DAU for regular users v3:

SELECT
    submission_date,
    COUNTIF(is_regular_user_v3) AS dau_regular_users_v3
FROM moz-fx-data-shared-prod.telemetry.clients_last_seen
WHERE
    submission_date BETWEEN '2020-01-01' AND '2020-03-01'
    AND days_since_seen = 0  -- Get DAU from clients_last_seen
GROUP BY submission_date

DAU for regular users v3, but joining from a different table:

SELECT
    cd.submission_date,
    COUNTIF(is_regular_user_v3) AS dau_regular_users_v3
FROM clients_daily cd
INNER JOIN clients_last_seen cls
    ON cls.client_id = cd.client_id
    AND cls.submission_date = cd.submission_date
    AND cls.submission_date BETWEEN '2020-01-01' AND '2020-03-01'
WHERE
    cd.submission_date BETWEEN '2020-01-01' AND '2020-03-01'

Obsolete user states

Usage regularity v2

This is a set of three segments.

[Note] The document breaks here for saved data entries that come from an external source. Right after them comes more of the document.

# e4s2022/e4s

Measured on AMD Instinct MI355X. Metric: 1024^2 face-swap images/sec, higher is better.
Workload: dtype f32 operands as hi+lo bf16, 3 bf16 MFMAs per product, f32 accumulate (bf16x3) on the 3x3 convs whose launch fills the chip; exact f32 elsewhere; 1 GPU; E4S-core face swap at 1024^2 (2x Net3 encoder @256^2, style swap, 12 LocalMLPs, mask-guided StyleGAN2 generator K=13), BASELINE.json configs[3] shard: 8 swaps per GPU per step; per_gpu_batch=8, global_batch=8, out_size=1024, hip_graph=True, precision=as bf16x3 where the launch fills the chip (this batch), else exact fp32, parallelism=image-parallel x1

## Files before the change

### e4s_amd/csrc/encoder.hip

```cpp
#include "common.h"

namespace {

__global__ void resize_bilinear_kernel(const float* __restrict__ x, float* __restrict__ y, int B, int C, int Hi,
                                       int Wi, int Ho, int Wo) {
    const int64_t n = (int64_t)B * Ho * Wo * C;
    const int64_t i = (int64_t)blockIdx.x * blockDim.x + threadIdx.x;
    if (i >= n) return;
    const int c = (int)(i % C);
    int64_t r = i / C;
    const int ox = (int)(r % Wo); r /= Wo;
    const int oy = (int)(r % Ho);
    const int b = (int)(r / Ho);
    const float sy = (float)Hi / Ho, sx = (float)Wi / Wo;
    float fy = ((float)oy + 0.5f) * sy - 0.5f, fx = ((float)ox + 0.5f) * sx - 0.5f;
    fy = fy < 0.f ? 0.f : fy;
    fx = fx < 0.f ? 0.f : fx;
    const int y0 = (int)fy, x0 = (int)fx;
    const int y1 = y0 + (y0 < Hi - 1 ? 1 : 0), x1 = x0 + (x0 < Wi - 1 ? 1 : 0);
    const float ly = fy - y0, lx = fx - x0, hy = 1.f - ly, hx = 1.f - lx;
    const float* p = x + ((int64_t)b * C + c) * Hi * Wi;
    y[i] = hy * (hx * p[(int64_t)y0 * Wi + x0] + lx * p[(int64_t)y0 * Wi + x1]) +
           ly * (hx * p[(int64_t)y1 * Wi + x0] + lx * p[(int64_t)y1 * Wi + x1]);
}

__global__ void conv3x3_small_kernel(const float* __restrict__ x, const float* __restrict__ w, float* __restrict__ y,
                                     int B, int H, int W, int Cin, int Cout) {
    extern __shared__ float sw[];
    const int nw = Cout * Cin * 9;
    for (int t = threadIdx.x; t < nw; t += blockDim.x) {
        const int k = t % 9, ci = (t / 9) % Cin, co = t / (9 * Cin);
        sw[(k * Cin + ci) * Cout + co] = w[t];
    }
    __syncthreads();
    const int cg = Cout / 4;
    const int64_t n = (int64_t)B * H * W * cg;
    for (int64_t i = (int64_t)blockIdx.x * blockDim.x + threadIdx.x; i < n; i += (int64_t)gridDim.x * blockDim.x) {
        const int c4 = (int)(i % cg) * 4;
        int64_t r = i / cg;
        const int ox = (int)(r % W); r /= W;
        const int oy = (int)(r % H);
        const int b = (int)(r / H);
        f32x4 acc = {0.f, 0.f, 0.f, 0.f};
        for (int ky = 0; ky < 3; ++ky) {
            const int iy = oy + ky - 1;
            if (iy < 0 || iy >= H) continue;
            for (int kx = 0; kx < 3; ++kx) {
                const int ix = ox + kx - 1;
                if (ix < 0 || ix >= W) continue;
                const float* xp = x + (((int64_t)b * H + iy) * W + ix) * Cin;
                const float* wp = sw + ((ky * 3 + kx) * Cin) * Cout + c4;
                for (int ci = 0; ci < Cin; ++ci) acc += xp[ci] * *reinterpret_cast<const f32x4*>(wp + ci * Cout);
            }
        }
        *reinterpret_cast<f32x4*>(y + i * 4) = acc;
    }
}

__global__ __launch_bounds__(256) void conv3x3_stem_kernel(const float* __restrict__ x, const float* __restrict__ w, float* __restrict__ y,
                                                           double* __restrict__ stats_ws, int H, int W, int tx_n, int per_img) {
    __shared__ f32x4 sx[18 * 18];
    __shared__ double sred[2][16][64];
    const int tid = threadIdx.x;
    const int b = blockIdx.x / per_img, rem = blockIdx.x - b * per_img;
    const int tyb = rem / tx_n, txb = rem - tyb * tx_n;
    const int y0 = tyb * 16, x0 = txb * 16;
    for (int h = tid; h < 324; h += 256) {
        const int hy = h / 18, hx = h - hy * 18;
        const int iy = y0 + hy - 1, ix = x0 + hx - 1;
        f32x4 v = {0.f, 0.f, 0.f, 0.f};
        if ((unsigned)iy < (unsigned)H && (unsigned)ix < (unsigned)W) {
            const float* xp = x + (((int64_t)b * H + iy) * W + ix) * 3;
            v = f32x4{xp[0], xp[1], xp[2], 0.f};
        }
        sx[h] = v;
    }
    const int g = tid & 15, py = tid >> 4;
    f32x4 wr[27];
#pragma unroll
    for (int k = 0; k < 9; ++k)
#pragma unroll
        for (int ci = 0; ci < 3; ++ci)
#pragma unroll
            for (int j = 0; j < 4; ++j) wr[k * 3 + ci][j] = w[((4 * g + j) * 3 + ci) * 9 + k];
    __syncthreads();
    double s[4] = {0.0, 0.0, 0.0, 0.0}, q[4] = {0.0, 0.0, 0.0, 0.0};
    float* yrow = y + (((int64_t)b * H + y0 + py) * W + x0) * 64 + 4 * g;
#pragma unroll 4
    for (int px = 0; px < 16; ++px) {
        f32x4 acc = {0.f, 0.f, 0.f, 0.f};
#pragma unroll
        for (int ky = 0; ky < 3; ++ky)
#pragma unroll
            for (int kx = 0; kx < 3; ++kx) {
                const f32x4 v = sx[(py + ky) * 18 + px + kx];
                const int k = (ky * 3 + kx) * 3;
                acc += v[0] * wr[k] + v[1] * wr[k + 1] + v[2] * wr[k + 2];
            }
        *reinterpret_cast<f32x4*>(yrow + (int64_t)px * 64) = acc;
        if (stats_ws) {
#pragma unroll
            for (int j = 0; j < 4; ++j) {
                s[j] += (double)acc[j];
                q[j] += (double)acc[j] * (double)acc[j];
            }
        }
    }
    if (stats_ws) {
#pragma unroll
        for (int j = 0; j < 4; ++j) {
            sred[0][py][4 * g + j] = s[j];
            sred[1][py][4 * g + j] = q[j];
        }
        __syncthreads();
        if (tid < 64) {
            double a = 0.0, c = 0.0;
#pragma unroll
            for (int r = 0; r < 16; ++r) {
                a += sred[0][r][tid];
                c += sred[1][r][tid];
            }
            double* slot = stats_ws + (((int64_t)b * 64 + tid) * per_img + rem) * 2;
            slot[0] = a;
            slot[1] = c;
        }
    }
}
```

On a given day, every client falls into exactly one of these segments. Each client's segment can be computed from telemetry.clients_last_seen.days_visited_5_uri_bits.

Regular users v2 is defined as clients who browsed >=5 URIs on at least eight of the previous 27 days. As of February 2020 this segment contained approximately 2/3 of DAU and its users had a 1-week retention for a 5 URI day usage criterion of approximately 95%.

New/irregular users v2 is defined as clients who browsed >=5 URIs on none of the previous 27 days. As of February 2020 this segment contained approximately 15% of DAU, and had a retention for a 5 URI day usage criterion of about 10% (though "activation" is likely a more relevant word than "retention" for many of these clients).

Semi-regular users v2 is defined as clients who browsed >=5 URIs on between one and seven of the previous 27 days, i.e. it contains users who do not fit the other two segments at this time. As of February 2020 this segment contained approximately 20% of DAU, and had a retention for a 5 URI day usage criterion of about 60%. We do not yet know what proportion of users in this segment stay in this segment for an extended period, and what proportion are in transition between other segments.